The Broad Strokes of Lifestyle
Lifestyle encompasses a range of habits and behaviors:
- Movement: Regular physical activity supports cardiovascular health, maintains muscle mass, and boosts mental well-being.
- Sunlight and Nature: Exposure to natural light and green spaces can improve mood and regulate circadian rhythms.
- Substance Use: From alcohol to cannabis to medications, how we engage with substances affects our sleep, hormones, and resilience. Occasional, intentional use may not be a problem—but chronic use often comes at a cost.
- Stress Management: Managing stress isn’t only about breathwork or meditation—it’s also about how we relate to our thoughts, reframe challenges, and regulate emotions under pressure.
- Social Connections: Engaging with a community provides emotional support and has been linked to longer life expectancy.
While each of these elements plays a role, let’s delve deeper into a critical cornerstone of lifestyle: movement.
Exercise: The Cornerstone of a Healthy Lifestyle
Shared Benefits: Cardio & Resistance Training
Not all movement is the same, but much of it leads to similar outcomes. Whether you’re lifting weights or going for a run, both resistance and cardiovascular training offer a wide range of overlapping benefits:
- Improved metabolic health: Both forms of exercise help regulate blood sugar, increase insulin sensitivity, and support healthy body composition.
- Better mood and mental health: Regular physical activity reduces symptoms of depression and anxiety, improves stress resilience, boosts feel-good brain chemicals like endorphins and dopamine, and helps regulate the nervous system.
- Cognitive support: Movement increases blood flow to the brain and stimulates the release of brain-derived neurotrophic factor (BDNF), which aids memory, focus, and long-term brain health.
- Hormonal balance: Exercise can improve testosterone, estrogen, and growth hormone levels, while helping regulate cortisol when practiced consistently and mindfully.

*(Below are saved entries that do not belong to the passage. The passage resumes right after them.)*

@@ -827,16 +848,17 @@
     if (mi < 3) stage(mi + 1);
 #pragma unroll
     for (int it = 0; it < 4; ++it) {
-      const uint32_t off = voffC + (uint32_t)((mi * 32 + it * 8) * p.ldc * 2);
+      uint32_t off = voffC + (uint32_t)((mi * 32 + it * 8) * p.ldc * 2);
+      if constexpr (ROWS) off = rb.r[mi] >= 0 ? voffC + (uint32_t)(rb.r[mi] + it * 8) * (uint32_t)(p.ldc * 2) : 0x80000000u;
       if (!IA_GEMM_DBG_HOOKS || !(p.dbg & 64)) __builtin_amdgcn_raw_buffer_store_b128(v[it], rsC, (int)off, 0, 0);
       else asm volatile("" : : "v"(v[it]));
     }
   }
 }
 
-template <int EPI, bool OUTF32, bool BKS, int NH>
+template <int EPI, bool OUTF32, bool BKS, int NH, bool ROWS = false>
 IA_DEV void drain_half(const GemmArgs& p, f32x16 (&acc)[4][4], int m0, int n0, char* stg, int lane_e, bool full, bool bias_ready, f32x4 bias_lo,
-                       f32x4 bias_hi) {
+                       f32x4 bias_hi, RowBlk rb = RowBlk{}) {
   const int hh = lane_e >> 5, li = lane_e & 31;
   const int rrow = lane_e >> 3, c8 = lane_e & 7;
   constexpr bool HAS_BIAS = EPI == EPI_BIAS || EPI == EPI_BIAS_GELU || EPI == EPI_BIAS_GELU_ACT || EPI == EPI_BIAS_ADD;
@@ -853,8 +875,8 @@
     bf16x8 ax[AHEAD + 1];
     constexpr bool BUF = PRE && !OUTF32;
     const auto window = [&](const void* base, int ld) {
-      const uint64_t bytes = (uint64_t)(p.M - m0) * ld * 2;
-      return ia_rsrc(reinterpret_cast<const bf16*>(base) + (size_t)m0 * ld, (uint32_t)(bytes < 0x7FFFFFF0ull ? bytes : 0x7FFFFFF0ull));
+      const uint64_t bytes = (uint64_t)(ROWS ? p.M : p.M - m0) * ld * 2;
+      return ia_rsrc(reinterpret_cast<const bf16*>(base) + (ROWS ? (size_t)0 : (size_t)m0 * ld), (uint32_t)(bytes < 0x7FFFFFF0ull ? bytes : 0x7FFFFFF0ull));
     };
     BufIO io{ia_rsrc(nullptr, 0), ia_rsrc(nullptr, 0), 0u};
     __amdgpu_buffer_rsrc_t rsAux = ia_rsrc(nullptr, 0);
@@ -866,7 +888,8 @@
       if (HAS_AUX) { rsAux = window(p.aux, p.ldaux); voffAux = (uint32_t)((rrow * p.ldaux + n0 + c8 * 8) * 2); }
     }
     auto aux_of = [&](int c) {
-      const int row_in = (c >> 2) * 32 + ((c >> 1) & 1) * 16 + (c & 1) * 8;
+      int row_in = (c >> 2) * 32 + ((c >> 1) & 1) * 16 + (c & 1) * 8;
+      if constexpr (ROWS) row_in = rb.r[c >> 2] + (c & 3) * 8;
       if (BUF) return __builtin_bit_cast(bf16x8, __builtin_amdgcn_raw_buffer_load_b128(rsAux, (int)(voffAux + (uint32_t)(row_in * p.ldaux * 2)), 0, 0));
       return *reinterpret_cast<const bf16x8*>(p.aux + (size_t)(m0 + row_in + rrow) * p.ldaux + n0 + c8 * 8);
     };
@@ -907,17 +930,17 @@
 #pragma unroll
       for (int it = 0; it < 4; ++it) {
         const int row = it * 8 + rrow;
-        const int m = m0 + mi * 32 + row, n = n0 + c8 * 8;
+        const int m = ROWS ? rb.r[mi] + row : m0 + mi * 32 + row, n = n0 + c8 * 8;
         const int c = mi * 4 + it;
         if (PRE) {
           if (HAS_AUX && c + AHEAD < 16) {
             ax[(c + AHEAD) % (AHEAD + 1)] = aux_of(c + AHEAD);
             asm volatile("" ::: "memory");
           }
-          io.off = voffC + (uint32_t)((mi * 32 + it * 8) * p.ldc * 2);
+          io.off = voffC + (uint32_t)(((ROWS ? rb.r[mi] : mi * 32) + it * 8) * p.ldc * 2);
           if (!(IA_DBG(p) & 64)) epi_store8<EPI, OUTF32, true, BUF>(p, m, n, lo[it], hi[it], pb0, pb1, ax[c % (AHEAD + 1)], cs, &io);
         } else {
-          if (m < p.M && n < p.N && !(IA_DBG(p) & 64)) epi_store8<EPI, OUTF32, false>(p, m, n, lo[it], hi[it], pb0, pb1, ax[0], cs);
+          if ((!ROWS || rb.r[mi] >= 0) && m < p.M && n < p.N && !(IA_DBG(p) & 64)) epi_store8<EPI, OUTF32, false>(p, m, n, lo[it], hi[it], pb0, pb1, ax[0], cs);
         }
         if (IA_DBG(p) & 64) asm volatile("" : : "v"(lo[it]), "v"(hi[it]));
       }
@@ -943,13 +966,20 @@
 template <bool AKS, bool BKS, int EPI_, bool OUTF32>
 __global__ __launch_bounds__(256) void gemm_kernel(GemmArgs p) {
   constexpr bool LIVE = EPI_ == EPI_NONE_LIVE;
-  constexpr int EPI = LIVE ? (int)EPI_NONE : EPI_;
+  constexpr bool ROWS = EPI_ >= EPI_ROWS;
+  constexpr int EPI = LIVE ? (int)EPI_NONE : (ROWS ? EPI_ - EPI_ROWS : EPI_);
   static_assert(!LIVE || (AKS && BKS && OUTF32), "live k-tiles: the weight-gradient form only");
+  static_assert(!ROWS || (!AKS && !OUTF32 && (EPI == EPI_NONE || EPI == EPI_ADD || EPI == EPI_DGELU_CS)), "row remap: the data-gradient forms only");
   extern __shared__ __attribute__((aligned(16))) char smem[];
   const int tid = threadIdx.x, lane0 = tid & 63;
   const int wave = __builtin_amdgcn_readfirstlane(tid >> 6);
   const int wm = wave >> 1, wn = wave & 1;
   const int nk_all = (p.K + BK - 1) / BK;
+  [[maybe_unused]] int n_live = 0;
+  if constexpr (ROWS) {
+    n_live = __builtin_amdgcn_readfirstlane(p.row_blk[0]);
+    p.tiles_m = (n_live + 7) >> 3;
+  }
   const int total_tiles = p.tiles_m * p.tiles_n;
   int first_tile = blockIdx.x;
   bool ordered = false;
@@ -981,10 +1011,16 @@
     coords(tile, bm, bn);
     int lane = lane0;
     asm volatile("" : "+v"(lane));
-    const uint64_t oa = (uint64_t)(AKS ? kt0 * BK : bm * BM) * p.lda, ob = (uint64_t)(BKS ? kt0 * BK : bn * BN) * p.ldb;
+    RowOff ro{};
+    if constexpr (ROWS) {
+      const Blk8 bl = load_blk8(p.row_blk, bm, n_live);
+#pragma unroll
+      for (int j = 0; j < 8; ++j) ro.o[j] = (uint32_t)(bl.b[j] >= 0 ? bl.b[j] : bl.b[0]) * (uint32_t)(32 * p.lda * 2);
+    }
+    const uint64_t oa = (uint64_t)(AKS ? kt0 * BK : (ROWS ? 0 : bm * BM)) * p.lda, ob = (uint64_t)(BKS ? kt0 * BK : bn * BN) * p.ldb;
     constexpr bool PEEL_OK = !(EPI == EPI_BIAS && !OUTF32 && !BKS);
-    main_loop<AKS, BKS, PEND, PEEL_OK, LIVE>(p, smem, acc, rsrc_at(p.A, p.a_bytes, oa), rsrc_at(p.B, p.b_bytes, ob), AKS ? bm * BM : 0, BKS ? bn * BN : 0, kt0,
-                              AKS ? 0 : kt0, BKS ? 0 : kt0, n_tiles, nk_all, wm, wn, wave, lane, prologue_only, stores_in_flight, live_mv);
+    main_loop<AKS, BKS, PEND, PEEL_OK, LIVE, ROWS>(p, smem, acc, rsrc_at(p.A, p.a_bytes, oa), rsrc_at(p.B, p.b_bytes, ob), AKS ? bm * BM : 0, BKS ? bn * BN : 0, kt0,
+                              AKS ? 0 : kt0, BKS ? 0 : kt0, n_tiles, nk_all, wm, wn, wave, lane, prologue_only, stores_in_flight, live_mv, ro);
   };
 
   const bool dyn = p.tile_ctr != nullptr && !ordered;
@@ -1044,6 +1080,9 @@
     if (first_tile < 0) { leave(); return; }
     claim_issue();
   }
+  if constexpr (ROWS) {
+    if (!dyn && first_tile >= total_tiles) return;
+  }
 
   f32x16 acc[4][4];
 #pragma unroll
@@ -1105,6 +1144,24 @@
     int m0 = m0_pre, n0 = n0_pre;
     asm volatile("" : "+s"(m0), "+s"(n0));
     char* stg = smem + 2 * 2 * TILE_BYTES + wave * 2 * STAGE_BYTES;
+    bool full_e = full;
+    if constexpr (ROWS) {
+      const Blk8 bl = load_blk8(p.row_blk, bm, n_live);
+      RowBlk rb;
+#pragma unroll
+      for (int mi = 0; mi < 4; ++mi) rb.r[mi] = (wm ? bl.b[4 + mi] : bl.b[mi]) * 32;
+      const bool rows_ok = bl.b[7] >= 0 && bl.b[7] * 32 + 32 <= p.M;
+      full_e = rows_ok && n0_pre + 128 <= p.N;
+      if (!(IA_DBG(p) & 32)) {
+        if constexpr (EPI == EPI_NONE) {
+          drain_half_plain<BKS, 0, false, true>(p, acc, m0, n0, stg, lane_e, bct, 1.f, rb);
+          drain_half_plain<BKS, 1, false, true>(p, acc, m0, n0 + 64, stg, lane_e, bct, 1.f, rb);
+        } else {
+          drain_half<EPI, OUTF32, BKS, 0, true>(p, acc, m0, n0, stg, lane_e, full_e || (rows_ok && n0 + 64 <= p.N), false, pbv[0], pbv[1], rb);
+          drain_half<EPI, OUTF32, BKS, 1, true>(p, acc, m0, n0 + 64, stg, lane_e, full_e, false, pbv[2], pbv[3], rb);
+        }
+      }
+    } else
     if (!(IA_DBG(p) & 32)) {
       if constexpr (EPI == EPI_NONE && !OUTF32) {
         drain_half_plain<BKS, 0, false>(p, acc, m0, n0, stg, lane_e, bct);
@@ -1118,7 +1175,7 @@
       }
     }
     if (next >= total_tiles) break;
-    stores_in_flight = !(IA_DBG(p) & 96) && full;
+    stores_in_flight = !(IA_DBG(p) & 96) && full_e;
     if (!stores_in_flight) asm volatile("s_waitcnt vmcnt(0)" ::: "memory");
     tile = next;
   }
@@ -1132,19 +1189,41 @@
 namespace t256la {
 using namespace t256w;
 
+template <bool ROWS>
 __global__ __launch_bounds__(256) void gemm_kernel(GemmArgs p) {
   extern __shared__ __attribute__((aligned(16))) char smem[];
   const int tid = threadIdx.x, lane0 = tid & 63;
   const int wave = __builtin_amdgcn_readfirstlane(tid >> 6);
   const int wm = wave >> 1, wn = wave & 1;
   const int nk_all = (p.K + BK - 1) / BK;
+  [[maybe_unused]] int n_live = 0;
+  if constexpr (ROWS) {
+    n_live = __builtin_amdgcn_readfirstlane(p.row_blk[0]);
+    p.tiles_m = (n_live + 7) >> 3;
+  }
   const int total_tiles = p.tiles_m * p.tiles_n;
   const int n_tiles = nk_all;
+  if constexpr (ROWS) {
+    if ((int)blockIdx.x >= total_tiles) return;
+  }
   auto coords = [&](int tile, int& bm, int& bn) { tile_of_index(p, tile, total_tiles, bm, bn); };
   auto window_a = [&](int tile) {
     int bm = 0, bn = 0;
     if (tile < total_tiles) coords(tile, bm, bn);
-    return tile < total_tiles ? rsrc_at(p.A, p.a_bytes, (uint64_t)bm * BM * p.lda) : ia_rsrc(p.A, 0u);
+    return tile < total_tiles ? rsrc_at(p.A, p.a_bytes, ROWS ? (uint64_t)0 : (uint64_t)bm * BM * p.lda) : ia_rsrc(p.A, 0u);
+  };
+  auto rows_a = [&](int tile) {
+    RowOff ro{};
+    if constexpr (ROWS) {
+      if (tile < total_tiles) {
+        int bm = 0, bn = 0;
+        coords(tile, bm, bn);
+        const Blk8 bl = load_blk8(p.row_blk, bm, n_live);
+#pragma unroll
+        for (int j = 0; j < 8; ++j) ro.o[j] = (uint32_t)(bl.b[j] >= 0 ? bl.b[j] : bl.b[0]) * (uint32_t)(32 * p.lda * 2);
+      }
+    }
+    return ro;
   };
   auto window_b = [&](int tile) {
     int bm = 0, bn = 0;
@@ -1170,6 +1249,7 @@
   int tile = blockIdx.x;
   __amdgpu_buffer_rsrc_t rsA = window_a(tile), rsB = window_b(tile);
   __amdgpu_buffer_rsrc_t rsAn = window_a(tile + (int)gridDim.x), rsBn = window_b(tile + (int)gridDim.x);
+  [[maybe_unused]] RowOff roA = rows_a(tile), roAn = rows_a(tile + (int)gridDim.x);
 
   auto off_of = [&](int v) -> uint32_t {
     const int kt = v >= n_tiles ? v - n_tiles : v;
@@ -1179,7 +1259,7 @@
     const bool isB = i >= 8, nx = v >= n_tiles;
     const int j = i & 7, kt = nx ? v - n_tiles : v;
     char* dst = my_part + (isB ? TILE_BYTES : 0) + buf + j * 4096;
-    const uint32_t soff = (uint32_t)kt * (uint32_t)(BK * 2) + (uint32_t)j * (isB ? stepB : stepA);
+    const uint32_t soff = (uint32_t)kt * (uint32_t)(BK * 2) + ((ROWS && !isB) ? (nx ? roAn.o[j] : roA.o[j]) : (uint32_t)j * (isB ? stepB : stepA));
     const uint32_t off = ok ? (isB ? voffB : voffA) : OOB;
     __builtin_amdgcn_raw_ptr_buffer_load_lds(isB ? (nx ? rsBn : rsB) : (nx ? rsAn : rsA), IA_LDS(dst), 16, off, (int)soff, 0, 0);
   };
@@ -1262,12 +1342,22 @@
     int m0 = m0_pre, n0 = n0_pre;
     asm volatile("" : "+s"(m0), "+s"(n0));
     char* stg = smem + 2 * 2 * TILE_BYTES + wave * 2 * STAGE_BYTES;
+    if constexpr (ROWS) {
+      const Blk8 bl = load_blk8(p.row_blk, bm, n_live);
+      RowBlk rb;
+#pragma unroll
+      for (int mi = 0; mi < 4; ++mi) rb.r[mi] = (wm ? bl.b[4 + mi] : bl.b[mi]) * 32;
+      drain_half_plain<false, 0, false, true>(p, acc, m0, n0, stg, lane_e, no_bias, 1.f, rb);
+      drain_half_plain<false, 1, false, true>(p, acc, m0, n0 + 64, stg, lane_e, no_bias, 1.f, rb);
+    } else {
     drain_half_plain<false, 0, false>(p, acc, m0, n0, stg, lane_e, no_bias);
     drain_half_plain<false, 1, false>(p, acc, m0, n0 + 64, stg, lane_e, no_bias);
+    }
     tile += (int)gridDim.x;
     if (tile >= total_tiles) break;
     rsA = rsAn; rsB = rsBn;
     rsAn = window_a(tile + (int)gridDim.x); rsBn = window_b(tile + (int)gridDim.x);
+    if constexpr (ROWS) { roA = roAn; roAn = rows_a(tile + (int)gridDim.x); }
   }
   tie2<0>(a0, b0);
   asm volatile("s_waitcnt vmcnt(0)" ::: "memory");
@@ -1387,11 +1477,33 @@
   return base + (size_t)(g_launch_seq.fetch_add(1u, std::memory_order_relaxed) % CTR_SLOTS) * CTR_WORDS;
 }
 
+__global__ __launch_bounds__(256) void zero_dead_rows_kernel(const int* __restrict__ list, bf16* __restrict__ C, int ldc, int M, int N,
+                                                             float* __restrict__ csum_part, int part_rows) {
+  const int n_live = list[0], n_dead = list[1], nbr = (list[2] + 7) & ~7;
+  const int* dead = list + t256w::ROW_BLK_HDR + nbr;
+  const int n8 = N >> 3;
+  const u32x4 z = {0u, 0u, 0u, 0u};
+  for (int d = blockIdx.x; d < n_dead; d += gridDim.x) {
+    const int r0 = dead[d] * 32;
+    for (int i = threadIdx.x; i < 32 * n8; i += 256) {
+      const int r = r0 + i / n8, c = (i % n8) * 8;
+      if (r < M) *reinterpret_cast<u32x4*>(C + (size_t)r * ldc + c) = z;
+    }
+  }
+  if (csum_part) {
+    const int first = ((n_live + 7) >> 3) * 2;
+    const size_t total = part_rows > first ? (size_t)(part_rows - first) * N : 0;
+    float* base = csum_part + (size_t)first * N;
+    for (size_t i = (size_t)blockIdx.x * 256 + threadIdx.x; i < total; i += (size_t)gridDim.x * 256) base[i] = 0.f;
+  }
+}
+
 template <bool AKS, bool BKS, int EPI, bool OUTF32>
 int launch(GemmArgs a, bool big, hipStream_t st) {
   constexpr int vid = AKS * 1000 + BKS * 100 + EPI * 10 + (OUTF32 ? 1 : 0);
+  constexpr bool DROWS = !AKS && !OUTF32 && (EPI == EPI_NONE || EPI == EPI_ADD || EPI == EPI_DGELU_CS);
   constexpr bool WGRAD = AKS && BKS && EPI == EPI_NONE && OUTF32;
-  const bool rec = g_prof.on && g_prof.variant == vid && g_prof.n < g_prof.cap && !(WGRAD && a.live_kt);
+  const bool rec = g_prof.on && g_prof.variant == vid && g_prof.n < g_prof.cap && !(WGRAD && a.live_kt) && !(DROWS && a.row_blk);
   if (rec) (void)hipEventRecord(g_prof.ev[2 * g_prof.n], st);
   if (big) {
     a.tiles_m = (a.M + t256w::BM - 1) / t256w::BM; a.tiles_n = (a.N + t256w::BN - 1) / t256w::BN;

- Lower inflammation and biological aging: Studies show that both resistance and cardio training reduce markers of chronic inflammation and can even slow biological aging.

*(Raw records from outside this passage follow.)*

struct bd_engine {
    int device = 0;
    int n_classes = 0;
    int group_windows = kDefaultGroup;
    int pointwise_mode = 1;
    unsigned* d_range_flag = nullptr;
    int stem = 3, separable = 1;
    float* d_pool = nullptr;
    bd::FeTables* d_tables = nullptr;
    std::vector<float> h_dw[13];
    std::vector<int> row_exp[13];
    size_t off_dw16[13] = {0}, off_pw_u[13] = {0};
    float act_max[13] = {0};
    int act_exp[13] = {0};
    unsigned* d_amax = nullptr;
    const float* conv1_w = nullptr;
    const float* conv1_b = nullptr;
    bd::SepLayer sep[13];
    const float* head_wt = nullptr;
    const float* head_b = nullptr;
    std::vector<bd::DenseLayer> stack;
    float* d_stack = nullptr;
    bd::HeadSet set;
    bd::Ensemble ens;
    struct Taps {
        int up, down, quality, half;
        float* dev;
        std::vector<float> host;
        bool has_plan;
        bd::FirPlanHost fir;
        hipStream_t upload_stream;
        hipEvent_t uploaded;
    };
    std::vector<Taps> taps;
    struct AnyTaps {
        bd::AnyratePlan plan;
        int quality;
        float* dev;
        std::vector<float> host;
        hipStream_t upload_stream;
// ... 345 lines not shown
            const int kq = cin / 16;
            for (int n = 0; n < cout; ++n)
                for (int k = 0; k < cin; ++k) {
                    const int lane = (n & 31) + 32 * ((k & 15) >> 3);
                    const size_t dst = (((size_t)(n >> 5) * kq + (k >> 4)) * 64 + lane) * 8 + (k & 7);
                    fhi[dst] = hi[(size_t)n * cin + k];
                    flo[dst] = lo[(size_t)n * cin + k];
                }
        }
        off_pw_ffrag[l] = 0;
        if (cin >= 128) {
            off_pw_ffrag[l] = reserve(nw);
            const float* wf = host.data() + off_pw_w[l];
            float* ff = host.data() + off_pw_ffrag[l];
            const int ks = cin / 8;
            for (int n = 0; n < cout; ++n)
                for (int k = 0; k < cin; ++k) {
                    const int lane = (n & 31) + 32 * ((k & 7) >> 2);
                    ff[(((size_t)(n >> 5) * ks + (k >> 3)) * 64 + lane) * 4 + (k & 3)] = wf[(size_t)n * cin + k];
                }
        }
        cin = cout;
    }
    if (p - w->embedder_blob != BD_EMBEDDER_BLOB_FLOATS) return fail(BD_EWEIGHTS, "internal: blob walk mismatch");
    size_t off_head_w = 0, off_head_b = 0;
    if (w->n_classes > 0) {
        off_head_w = reserve((size_t)w->n_classes * BD_EMBEDDING_SIZE);
        off_head_b = reserve(BD_MAX_CLASSES);
        for (int c = 0; c < w->n_classes; ++c)
            for (int k = 0; k < BD_EMBEDDING_SIZE; ++k)
                host[off_head_w + (size_t)c * BD_EMBEDDING_SIZE + k] = w->head_kernel[(size_t)k * w->n_classes + c];
        for (int c = 0; c < w->n_classes; ++c) host[off_head_b + c] = w->head_bias[c];
    }
    {
        bool finite = true;
        for (size_t i = off_conv1_w; i < off_conv1_b + 32; ++i) finite = finite && std::isfinite(host[i]);
        int c = kLayerDefs[0][1];
        for (int l = 0; l < 13; ++l) {
            const int co = kLayerDefs[l + 1][1];
            for (size_t i = 0; i < 9 * (size_t)c; ++i) finite = finite && std::isfinite(host[off_dw_w[l] + i]);
            for (int i = 0; i < c; ++i) finite = finite && std::isfinite(host[off_dw_b[l] + i]);
            for (size_t i = 0; i < (size_t)c * co; ++i) finite = finite && std::isfinite(host[off_pw_w[l] + i]);
            for (int i = 0; i < co; ++i) finite = finite && std::isfinite(host[off_pw_b[l] + i]);
            c = co;
        }
        if (!finite) return fail(BD_EWEIGHTS, "bd_create: non-finite value after BatchNorm folding");
    }

    bd::FeTables tables;
    int rc = build_tables(w->mel, &tables);
    if (rc < 0) return rc;

    bd_engine* e = new bd_engine();
    e->device = device;
    e->n_classes = w->n_classes;
    hipError_t err = hipMalloc(&e->d_pool, host.size() * sizeof(float));
    if (err == hipSuccess) err = hipMalloc(&e->d_tables, sizeof(bd::FeTables));
    if (err == hipSuccess) err = hipMalloc(&e->d_range_flag, 256);
    if (err == hipSuccess) err = hipMemset(e->d_range_flag, 0, 256);
    if (err == hipSuccess) err = hipMalloc(&e->d_amax, 64);
    if (err == hipSuccess) err = hipMemset(e->d_amax, 0, 64);
    if (err == hipSuccess) err = hipMemcpy(e->d_pool, host.data(), host.size() * sizeof(float), hipMemcpyHostToDevice);
    if (err == hipSuccess) err = hipMemcpy(e->d_tables, &tables, sizeof(tables), hipMemcpyHostToDevice);
    if (err != hipSuccess) {
        if (e->d_pool) (void)hipFree(e->d_pool);
        if (e->d_tables) (void)hipFree(e->d_tables);
        if (e->d_range_flag) (void)hipFree(e->d_range_flag);
        if (e->d_amax) (void)hipFree(e->d_amax);
        delete e;
        return fail(BD_EHIP, std::string("bd_create: ") + hipGetErrorString(err));
    }
    e->conv1_w = e->d_pool + off_conv1_w;
    e->conv1_b = e->d_pool + off_conv1_b;
    int h = 48, wd = 32;
    cin = kLayerDefs[0][1];
    for (int l = 0; l < 13; ++l) {
        bd::SepLayer& L = e->sep[l];
        L.cin = cin;
        L.cout = kLayerDefs[l + 1][1];
        L.stride = kLayerDefs[l + 1][0];
        L.h_in = h;
        L.w_in = wd;
        L.h_out = (h + L.stride - 1) / L.stride;
        L.w_out = (wd + L.stride - 1) / L.stride;
        L.dw_w = e->d_pool + off_dw_w[l];
        L.dw_b = e->d_pool + off_dw_b[l];
        L.pw_wt = e->d_pool + off_pw_w[l];
        L.pw_b = e->d_pool + off_pw_b[l];
        L.pw_variant = 0;
        L.pw_whi = e->d_pool + off_pw_hi[l];
        L.pw_wlo = e->d_pool + off_pw_lo[l];
        L.pw_fhi = e->d_pool + off_pw_fhi[l];
        L.pw_flo = e->d_pool + off_pw_flo[l];
        L.pw_ffrag = off_pw_ffrag[l] ? e->d_pool + off_pw_ffrag[l] : nullptr;
        L.pw_variant16 = 0;
        L.pw_mode = e->pointwise_mode;
        L.range_flag = e->d_range_flag;
        L.dw_w16 = e->d_pool + off_dw16[l];
        L.dw_b16 = L.dw_w16 + 9 * (size_t)cin;
        L.pw_u = e->d_pool + off_pw_u[l];
        L.act_exp = 0;
        L.amax = nullptr;
        e->off_dw16[l] = off_dw16[l];
        e->off_pw_u[l] = off_pw_u[l];
        e->row_exp[l] = row_exps[l];
// ... 450 lines not shown
        stem(g, bd::launch_stem_reg_planes);
        if (!g.launch(7, [&] { return bd::launch_l4_window_planes(g.a, sep[1], sep[2], sep[3], g.b, g.gw, g.stream); }))
            return fail(BD_EHIP, "l4_window_kernel declined the planes of the stem");
    } else {
        if (e->stem != 0) {
            stem(g, e->stem == 3 ? bd::launch_stem_reg : bd::launch_stem4);
        } else {
            conv1(g);
            walk_layers(g, 0, false, 4);
        }
        if (e->separable == 0) return walk_layers(g, 2, false, -1);
        if (!g.launch(7, [&] { return bd::launch_separable_fused_next_dw(g.a, g.b, g.gw, sep[2], sep[3], g.stream); }))
            return walk_layers(g, 2, false, -1);
    }
    const bool planes = bd::tail_supported(sep[11], sep[12]);
    if (e->separable == 1 && planes && bd::separable_mid_planes_supported(sep[3], sep[4], sep[5]) &&
        bd::separable_chip_pw7_supported(sep[5], &sep[6], 5, sep[11], g.gw)) {
        if (!g.launch(13, [&] { return bd::launch_separable_mid_planes(g.b, g.a, g.gw, sep[3], sep[4], sep[5], g.stream); }))
            return fail(BD_EHIP, "sep_mid_kernel declined the depthwise-7 planes");
        if (!g.launch(23, [&] { return bd::launch_separable_chip_pw7(g.a, g.b, g.gw, sep[5], &sep[6], 5, sep[11], g.stream); }))
            return fail(BD_EHIP, "sep_chip_kernel declined the planes of the middle run");
    } else {
        if (!(e->separable == 1 &&
              g.launch(13, [&] { return bd::launch_separable_mid(g.b, g.a, g.gw, sep[3], sep[4], sep[5], g.stream); }))) {
            pointwise(g, 3);
            if (!g.launch(11, [&] { return bd::launch_separable_fused_next_dw(g.a, g.b, g.gw, sep[4], sep[5], g.stream); }))
                return walk_layers(g, 4, false, -1);
            pointwise(g, 5);
        }
        if (!g.launch(23, [&] { return bd::launch_separable_run_next_dw(g.a, g.b, g.gw, &sep[6], 7, g.stream, planes); }))
            return walk_layers(g, 6, false, -1);
        if (!planes) return walk_layers(g, 11, true, -1);
    }
    float* const pooled = g.emb ? g.emb : g.b;
    if (!g.launch(25, [&] { return bd::launch_tail_pw13_dw14(g.b, g.a, g.gw, sep[11], sep[12], g.stream); }) ||
        !g.launch(27, [&] { return bd::launch_tail_pw14_pool(g.a, pooled, g.gw, sep[12], g.stream); }))
        return fail(BD_EHIP, "septail.hip declined the planes of the on-chip run");
    return head(g, pooled);
}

But while they share a lot, they also each bring something unique to the table.
Cardiovascular Exercise: Building Endurance from the Inside Out
Cardio exercise is especially valuable for:
- Heart and circulatory health: Aerobic activity strengthens the heart, lowers blood pressure, and improves overall circulation—helping reduce the risk of cardiovascular disease.
(CDC) - Mitochondrial function and metabolism: Steady-state cardio, especially Zone 2 training, enhances mitochondrial health and supports long-term metabolic efficiency.
(Peter Attia, MD) - Brain health and cognitive protection: Regular cardio is linked to greater hippocampal volume and slower age-related cognitive decline, supporting memory and mental clarity.
(Harvard Health) - Accessibility and adaptability: Activities like walking, swimming, and cycling are low-barrier and easy to sustain. Even short sessions can deliver benefits, and interval training offers similar gains in less time.
(Harvard Medical School)
Resistance Training: Building Strength for Life
Resistance training is especially valuable for:
- Muscle and bone health: It preserves lean mass, prevents frailty, and supports bone density—key factors in aging well and maintaining independence.
(NIH source) - Glucose control: While both cardio and strength training help, resistance work is especially effective by increasing muscle mass, which improves how your body stores and uses blood sugar—even at rest.
(Harvard Health) - Posture and injury prevention: Strong muscles support alignment, reduce back pain, and improve movement patterns that protect joints and reduce fall risk.
(Mayo Clinic) - Resilience and longevity: Grip strength and muscle mass are strong predictors of lifespan—arguably more useful than weight or BMI in older adults. Just 90 minutes of resistance training per week has been shown to slow biological aging by up to four years.
(Prevention.com)
Crafting a Sustainable Exercise Routine
Building a lasting exercise habit doesn’t require drastic measures. Start with manageable goals:
- Consistency Over Intensity: Regular, moderate workouts are more sustainable and beneficial than sporadic intense sessions.
- Find Activities You Enjoy: Whether it’s dancing, hiking, or sports, engaging in activities you enjoy will help you stick with the practice.
- Pair It with Routine Anchors: Linking your workouts to an existing habit—like a walk after work or lifting before your shower—makes the behavior easier to stick with over time.
Bringing It All Together
Whether you’re lifting weights, walking in the woods, dancing in your kitchen, or easing into a gentle swim, the goal isn’t perfection—it’s momentum.
Start where you are. Pick something that feels doable. Keep showing up, and over time, even small choices compound into something strong, steady, and life-giving.